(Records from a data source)
------------------------------

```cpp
static int products_reset(pf_ctx *c) {
  c->vel_zero_pending = true;
  c->products_init = true;
  return 0;
}
// ... 169 lines not shown
  if (ensure_b2(c)) return 1;
  if (!c->products_init) {
    PFCHK(c, pf_launch_fill_products(c->fmax, c->rmax, c->vel12, ncell(c), c->pb, c->stream));
    c->products_init = true;
  }
  if (recompute_sd && c->lpt_order >= 2) {
    PhaseTimer pt(c, 0);
    PFCHK(c, hessian_of(c, c->dk, 0.0, c->scal + SC_DC_DK, c->B));
    c->have_hessian = true; c->sources_fresh = false;
  }
  {
    PhaseTimer pt(c, 2);
    if (compute_sources && c->lpt_order >= 2) {
      if (!c->have_hessian) return pf_fail(c->rank, "pf_displacements: second derivatives at R=0 not in place");
      if (!c->sources_fresh) {
      PfLptSrcParams sp; memset(&sp, 0, sizeof(sp));
      for (int i = 0; i < 6; i++) sp.h[i] = c->B[i];
      sp.s2 = c->S[0]; sp.s3a = c->S[1]; sp.s3b = c->S[2]; sp.pitch = rpitch(c); sp.nrows = (long long)c->nxl * c->n; sp.n = c->n;
      sp.partials = c->partials;
      size_t nb = (ncell(c) + 255) / 256; if (nb > PF_NBLK) nb = PF_NBLK;
      sp.nblocks = (int)nb;
      {
        KTimer t(c, KS_LPT_SRC, 9.0 * real_bytes_alg(c));
        PFCHK(c, pf_launch_lpt_sources(c->fb, sp, c->stream));
      }
      PFCHK(c, pf_launch_sum1(c->partials, sp.nblocks, 1.0 / ((double)c->n * c->n * c->n), c->scal + SC_DC_S2, c->stream));
      }
      c->sources_fresh = false;
      PFCHK(c, allreduce_dev(c, c->scal + SC_DC_S2, 1, 0));
      PFCHK(c, forward_of(c, c->S[0]));
      const bool fuse3b = (c->tune.lpt_fuse >= 2 ? pf_c2r_invariants_supported(c->fb, (int)c->n) : pf_c2r_invariants_preferred(c->fb, (int)c->n)) && !c->general && c->tune.lpt_fuse;
      if (c->lpt_order < 3) {
      } else if (fuse3b) {
        PFCHK(c, hessian_of(c, c->S[0], 0.0, c->scal + SC_DC_S2, c->B2, c->S[2], c->B));
      } else {
        PFCHK(c, hessian_of(c, c->S[0], 0.0, c->scal + SC_DC_S2, c->B2));
        PfLptAccParams ap; memset(&ap, 0, sizeof(ap));
        for (int i = 0; i < 6; i++) { ap.h[i] = c->B[i]; ap.phi2[i] = c->B2[i]; }
        ap.s3b = c->S[2]; ap.pitch = rpitch(c); ap.nrows = (long long)c->nxl * c->n; ap.n = c->n;
        KTimer t(c, KS_LPT_ACC, 14.0 * real_bytes_alg(c));
        PFCHK(c, pf_launch_lpt_accum(c->fb, ap, c->stream));
      }
      void *const s12[2] = {c->S[1], c->S[2]};
      if (c->lpt_order >= 3) PFCHK(c, forward_many(c, 2, s12));
      c->have_sources = true; c->sources_order = c->lpt_order;
    } else if (c->lpt_order >= 2 && (!c->have_sources || c->sources_order < c->lpt_order))
// ... 483 lines not shown
  };
  return handoff_d2h(c, (char *)host, nullptr, nc * rec, rec, fill);
}

extern "C" int pf_get_second_derivative(pf_ctx *c, int i, double *host) {
  if (!c || !host || i < 0 || i > 5) return pf_fail(0, "pf_get_second_derivative: bad argument");
  if (!c->have_hessian) return pf_fail(c->rank, "pf_get_second_derivative: not computed");
  const long long nrows = (long long)c->nxl * c->n;
  PFCHK(c, pf_launch_real_export(c->fb, c->B[i], (double *)staging(c), nrows, c->n, rpitch(c), c->stream));
  return handoff_d2h(c, (char *)host, staging(c), (size_t)nrows * c->n * sizeof(double), 1, no_fill);
}

extern "C" int pf_get_kvector(pf_ctx *c, int which, double *host) {
  if (!c || !host || which < 0 || which > 2) return pf_fail(0, "pf_get_kvector: bad argument");
  if (!c->have_sources) return pf_fail(c->rank, "pf_get_kvector: LPT sources not computed");
  return export_spec(c, c->S[which], host);
}
extern "C" int pf_debug_replicated_rows(pf_ctx *c, int kx0, int nkx, double *host) {
  if (!c || !host || kx0 < 0 || nkx < 1 || kx0 + nkx > c->n) return pf_fail(0, "pf_debug_replicated_rows: bad argument");
  if (!c->replicate) return pf_fail(c->rank, "pf_debug_replicated_rows: this context does not keep the whole spectrum (PF_REPLICATE_DK)");
  if (!c->have_density) return pf_fail(c->rank, "pf_debug_replicated_rows: density not set");
  PFCHK(c, ensure_dk_full(c));
  const long long nrows = (long long)nkx * c->n;
  if ((size_t)nrows * c->nzh * 2 * sizeof(double) > 2 * c->field_bytes) return pf_fail(c->rank, "pf_debug_replicated_rows: %d rows exceed the staging area", nkx);
  const char *src = (const char *)c->dk_full + (size_t)kx0 * c->n * c->nzp * 2 * c->fb;
  PFCHK(c, pf_launch_spec_export(c->fb, src, (double *)staging(c), nrows, c->nzh, c->nzp, c->stream));
  return handoff_d2h(c, (char *)host, staging(c), (size_t)nrows * c->nzh * 2 * sizeof(double), 1, no_fill);
}
extern "C" int pf_get_density(pf_ctx *c, double *host) {
  if (!c || !host) return 1;
// ... 372 lines not shown
```

### pinocchio_amd/csrc/pf_cell_kernels.hip

```cpp
#include <type_traits>

#include "pf_internal.h"
#include "pf_fft_core.h"
#include "pf_collapse_core.h"
#include "pf_sng_core.h"

#define PF_CELL_BLOCK 256
#ifndef PF_SOLVE_INV_BLOCK
#define PF_SOLVE_INV_BLOCK 512
#endif
#ifndef PF_SOLVE_INV_WAVES
#define PF_SOLVE_INV_WAVES 4
#endif
#define PF_MAX_KNOTS 512
#ifndef PF_C3_TABLE
#define PF_C3_TABLE 1
#endif

__device__ __forceinline__ void pf_block_sum2(double &a, double &b, double *sh ) {
#pragma unroll
  for (int off = 32; off > 0; off >>= 1) {
    a += __shfl_down(a, off, 64);
    b += __shfl_down(b, off, 64);
  }
// ... 10 lines not shown
#pragma unroll
  for (int off = 32; off > 0; off >>= 1) {
    a += __shfl_down(a, off, 64);
    b += __shfl_down(b, off, 64);
  }
  const int lane = threadIdx.x & 63, w = threadIdx.x >> 6;
  if (lane == 0) { sh[2 * w] = a; sh[2 * w + 1] = b; }
  __syncthreads();
  if (threadIdx.x % 256 == 0) {
    double sa = 0, sb = 0;
    for (int i = w; i < w + 4; i++) { sa += sh[2 * i]; sb += sh[2 * i + 1]; }
    a = sa; b = sb;
  }
}

PF_HD void pf_lpt_sources_cell(const double d[6], double &src2, double &src31, double &src32) {
  src2 = d[0] * d[1] + d[0] * d[2] + d[1] * d[2] - d[3] * d[3] - d[4] * d[4] - d[5] * d[5];
  src31 = 3.0 * (d[0] * (d[1] * d[2] - d[5] * d[5]) - d[3] * (d[3] * d[2] - d[4] * d[5]) + d[4] * (d[3] * d[5] - d[4] * d[1]));
  src32 = 2.0 * (d[0] + d[1] + d[2]) * src2;
}
template <typename F, bool FAST, bool TAB = false, bool INV = false, bool SNG = false, bool SRC = false, int FLAV = 0, typename PR = float>
__device__ __forceinline__ void pf_collapse_body(const PfCollapseParams &p) {
  constexpr bool GT = FAST && !TAB && !SNG;
  constexpr int SK = TAB ? PF_CT_NBINS_D : GT ? (PF_GT_MAX_INT + 1) * PF_GT_REC : 5 * PF_MAX_KNOTS;
  static_assert(!GT || SK >= 5 * PF_MAX_KNOTS, "the knot arrays fit the table's place");
  __shared__ double sk[SK];
  __shared__ double red[2 * ((PF_SOLVE_INV_BLOCK > PF_CELL_BLOCK ? PF_SOLVE_INV_BLOCK : PF_CELL_BLOCK) / 64)];
  __shared__ unsigned short slut[TAB ? 1 : GT ? PF_GT_MAX_BINS : PF_SPLINE_LUT_BINS];
  constexpr bool C3 = FAST && !SNG && PF_C3_TABLE;
  __shared__ double sc3[C3 ? PF_C3_DOUBLES : 1];
  if (C3) for (int i = threadIdx.x; i < PF_C3_DOUBLES; i += blockDim.x) sc3[i] = pf_c3_tab[i];
  const int nk = p.spline.n;
  const bool gt = GT && p.spline.gt != nullptr;
  pf_spline_view sv;
  if (gt) {
// ... 90 lines not shown
    double d[6];
#pragma unroll
    for (int k = 0; k < 6; k++) d[k] = dn[k];
    const PR fold = foldn;
    const long long a = an;
    row += srow; col += scol;
    if (PF_SOLVE_PREFETCH && i + stride < ncell) {
      if (col >= p.n) { col -= p.n; row++; }
      fetch(i + stride, (long long)row * p.pitch + col);
    }
    if (SRC) {
      double src2, src31, src32;
      pf_lpt_sources_cell(d, src2, src31, src32);
      s2[a] = (F)src2;
      s3a[a] = (F)src31;
      s3b[a] = (F)src32;
      sum_src += (double)(F)src2;
    }
    const double delta = INV ? d[0] : d[0] + d[1] + d[2];
    sum += delta;
    sum2 += delta * delta;
    double lam[3];
    bool have_lam;
    if (INV) {
      const double third = d[0] * (1.0 / 3.0);
      const double diag[3] = {third, third, third};
      have_lam = pf_eigen_from_invariants<FAST>(d[0], d[1], d[2], diag, lam, c3tab);
    } else {
      have_lam = pf_ordered_eigenvalues<FAST>(d, lam, c3tab);
    }
    const double Fnew = !have_lam ? -10.0
// ... 694 lines not shown
```

### pinocchio_amd/csrc/pf_collapse_core.h

```cpp
#pragma once
#include <math.h>
#include "pf_gtab.h"
#include "pf_c3tab.h"

#if defined(__clang__)
#pragma clang fp contract(off)
#endif

#ifndef PF_HD
#if defined(__HIPCC__)
#define PF_HD __host__ __device__ __forceinline__
#else
#define PF_HD inline
#endif
#endif

#define PF_PI 3.14159265358979323846
#define PF_SMALL 1.e-20

struct pf_spline_view {
  const double *x, *y, *c, *b, *d;
  int n;
  const unsigned short *lut = nullptr;
  double lut_inv_w = 0.0, lut_x0 = 0.0;
// ... 344 lines not shown
    const double inv_del = FAST ? pf_div_fast(1.0, del) : 1.0 / del;
    const double arg = -6.5 * (l1 - l2) * inv_del - 2.8 * (l2 - l3) * inv_del;
    ell += -.364 * inv_del * (FAST ? pf_exp_series(arg) : exp(arg));
  }
  return ell;
}
template <bool FAST = false> PF_HD double pf_ell_classic(double l1, double l2, double l3, const double *c3tab = nullptr) {
  double ell = 0.0;
  pf_cubic c;
  const int kind = pf_ell_setup<FAST>(l1, l2, l3, ell, c);
  if (kind == 1) ell = pf_ell_one_root<FAST>(c);
  else if (kind == 2) ell = pf_ell_three_roots<FAST>(c, c3tab);
  return pf_ell_finish<FAST>(ell, l1, l2, l3);
}

PF_HD double pf_lpt3b_accumulate(double s, const double phi2[6], const double h[6]) {
#if defined(__clang__)
#pragma clang fp contract(off)
#endif
  const int order[6] = {0, 3, 4, 1, 5, 2};
#if defined(__HIP_DEVICE_COMPILE__)
#pragma unroll
#endif
  for (int j = 0; j < 6; j++) {
    const int c = order[j];
    const double f = 2.0 * (c < 3 ? 1.0 : 2.0);
    s -= f * phi2[c] * h[c];
  }
  return s;
}
// ... 340 lines not shown
```

### pinocchio_amd/csrc/pf_fft_kernels.hip

```cpp
#include <atomic>
#include <cstdio>

#include "pf_internal.h"
#include "pf_fft_core.h"

#include "pf_fft_stages.h"
#include "pf_fft16.h"
#include "pf_strided_addr.h"
#include "pf_collapse_core.h"

#ifndef PF_SLAB_STORE
#define PF_SLAB_STORE 1
#endif
template <typename F> struct PfCols {
  using S = F;
  static constexpr int n = 1;
  static __device__ __forceinline__ pfc<F> load(const pfc<S> *base, long long off) { return pf_ld_stream(base + off); }
  static __device__ __forceinline__ void store(pfc<S> *base, long long off, pfc<F> v, bool) { pf_st_stream(base + off, v); }
  static __device__ __forceinline__ pfc<F> load_ul(const pfc<S> *base, long long u, unsigned lane) {
    return pf_ld_stream(reinterpret_cast<const pfc<S> *>(reinterpret_cast<const char *>(base + u) + (size_t)(lane * (unsigned)sizeof(pfc<S>))));
  }
  static __device__ __forceinline__ void store_ul(pfc<S> *base, long long u, unsigned lane, pfc<F> v, bool) {
    pf_st_stream(reinterpret_cast<pfc<S> *>(reinterpret_cast<char *>(base + u) + (size_t)(lane * (unsigned)sizeof(pfc<S>))), v);
  }
// ... 20 lines not shown
#else
      *reinterpret_cast<f4 *>(base + off) = t;
#endif
    } else {
      pf_st_stream(base + off, pf_mk<float>(v.x.x, v.y.x));
    }
  }
  static __device__ __forceinline__ pfc<pf_f32x2> load_ul(const pfc<float> *base, long long u, unsigned lane) {
    return load(reinterpret_cast<const pfc<float> *>(reinterpret_cast<const char *>(base + u) + (size_t)(lane * (unsigned)sizeof(pfc<float>))), 0);
  }
  static __device__ __forceinline__ void store_ul(pfc<float> *base, long long u, unsigned lane, pfc<pf_f32x2> v, bool v1) {
    store(reinterpret_cast<pfc<float> *>(reinterpret_cast<char *>(base + u) + (size_t)(lane * (unsigned)sizeof(pfc<float>))), 0, v, v1);
  }
};

template <typename F, int N, int T, int DIR, bool FA>
__global__ void __launch_bounds__(T *N / 8) __attribute__((amdgpu_waves_per_eu(4))) k_strided(const PfStridedParams p, const long long nwork, const int ntiles) {
  using C = pfc<F>;
  using COLS = PfCols<F>;
  using S = typename COLS::S;
  constexpr int NL = COLS::n;
  constexpr int NT = N / 8;
#ifndef PF_PAIR16
#define PF_PAIR16 1
#endif
  constexpr bool P16 = PF_PAIR16 && pf_pair16_length(N) && T == 8;
  extern __shared__ __attribute__((aligned(16))) char smem[];
  C *lds = reinterpret_cast<C *>(smem);
  const long long w = pf_xcd_swizzle(blockIdx.x, (nwork + 7) >> 3);
  if (w >= nwork) return;
  const int tid = threadIdx.x;
  const int c = tid % T, tl = tid / T;
// ... 11 lines not shown

  C src[8], v[8];
  auto load_tile = [&](const void *inp, int tlj, int colj) {
    const pfc<S> *__restrict__ in = reinterpret_cast<const pfc<S> *>(inp);
#pragma unroll
    for (int m = 0; m < 8; m++) {
      const int e = pf_line_index<N, P16>(tlj, m);
      const int se = e > N / 2 ? e - N : e;
      const bool inband = se <= p.band_e && se >= -p.band_e;
      if constexpr (FA) src[m] = (valid && inband) ? COLS::load_ul(in, pf_addr_uniform<NT>(p.ain, outer, m, NL * tile * T), pf_addr_lane(p.ain, pf_line_index<N, P16>(tlj, 0), colj - NL * tile * T)) : pf_zero<F>();
      else src[m] = (valid && inband) ? COLS::load(in, pf_addr(p.ain, outer, e, colj)) : pf_zero<F>();
      if constexpr (NL > 1) { if (!valid1) { src[m].x.y = 0.f; src[m].y.y = 0.f; } }
    }
  };
  load_tile(p.job[0].in, tl, col);
  double ko = 0.0, woc[NL];
#pragma unroll
  for (int l = 0; l < NL; l++) woc[l] = 1.0;
  if (p.pre) {
    int so = outer + p.outer_offset;
    if (so > N / 2) so -= N;
    ko = kf * so;
#pragma unroll
    for (int l = 0; l < NL; l++) {
      const double kc = kf * (col + l);
      const double ko2kc2 = ko * ko + kc * kc;
      woc[l] = (p.rs != 0.0 ? exp(-0.5 * ko2kc2 * p.rs * p.rs) : 1.0) * p.growth;
    }
  }
#pragma unroll 1
// ... 322 lines not shown
        __builtin_nontemporal_store(w2, reinterpret_cast<pf_d2 *>(o2 + ao));
        __builtin_nontemporal_store(w3, reinterpret_cast<pf_d2 *>(o3 + ao));
#else
        *reinterpret_cast<double2 *>(o1 + ao) = make_double2(a1, b1);
        *reinterpret_cast<double2 *>(o2 + ao) = make_double2(a2, b2);
        *reinterpret_cast<double2 *>(o3 + ao) = make_double2(a3, b3);
#endif
      } else {
        double ha[6], hb[6];
#pragma unroll
        for (int k = 0; k < 6; k++) {
          const F2 g = *reinterpret_cast<const F2 *>(reinterpret_cast<const F *>(p.job[k].out) + a);
          ha[k] = (double)g.x; hb[k] = (double)g.y;
        }
        F2 *acc = reinterpret_cast<F2 *>(reinterpret_cast<F *>(p.acc) + a);
        const F2 s = *acc;
        F2 r;
        r.x = (F)pf_lpt3b_accumulate((double)s.x, da, ha);
        r.y = (F)pf_lpt3b_accumulate((double)s.y, db, hb);
        *acc = r;
      }
    }
  };
  if (SPEC && reducer) {
    constexpr int LINE_BARRIERS = NT > 64 ? 3 + 2 * (pf_nstages(M) - 1) : 0;
#pragma unroll 1
    for (long long Rr = blockIdx.x; Rr < nrows; Rr += gridDim.x) {
      int tr = tid - TL * NT;
      asm volatile("" : "+v"(tr));
#pragma unroll
      for (int i = 0; i < LINE_BARRIERS; i++) __syncthreads();
// ... 374 lines not shown
  return launch_strided_v<F, N, DIR, false>(p, st, ntiles, nwork);
}
#ifndef PF_F32_PAIRS
#define PF_F32_PAIRS 1
#endif
template <int N, int DIR>
static int launch_strided_f32(const PfStridedParams &p, hipStream_t st) {
  if constexpr (N == 2048 || N == 1024) {
    const int rc = pf_launch_strided16(4, N, DIR, p, st);
    if (rc >= 0) return rc;
  }
  if constexpr (PF_F32_PAIRS && N >= 1024) return launch_strided_n<pf_f32x2, N, DIR>(p, st);
  else return launch_strided_n<float, N, DIR>(p, st);
}
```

------------------------------

Aim of the task: Wherever a line in the entries holds "argument", copy that line.

Answer to this task:
  if (!c || !host || i < 0 || i > 5) return pf_fail(0, "pf_get_second_derivative: bad argument");
  if (!c || !host || which < 0 || which > 2) return pf_fail(0, "pf_get_kvector: bad argument");
  if (!c || !host || kx0 < 0 || nkx < 1 || kx0 + nkx > c->n) return pf_fail(0, "pf_debug_replicated_rows: bad argument");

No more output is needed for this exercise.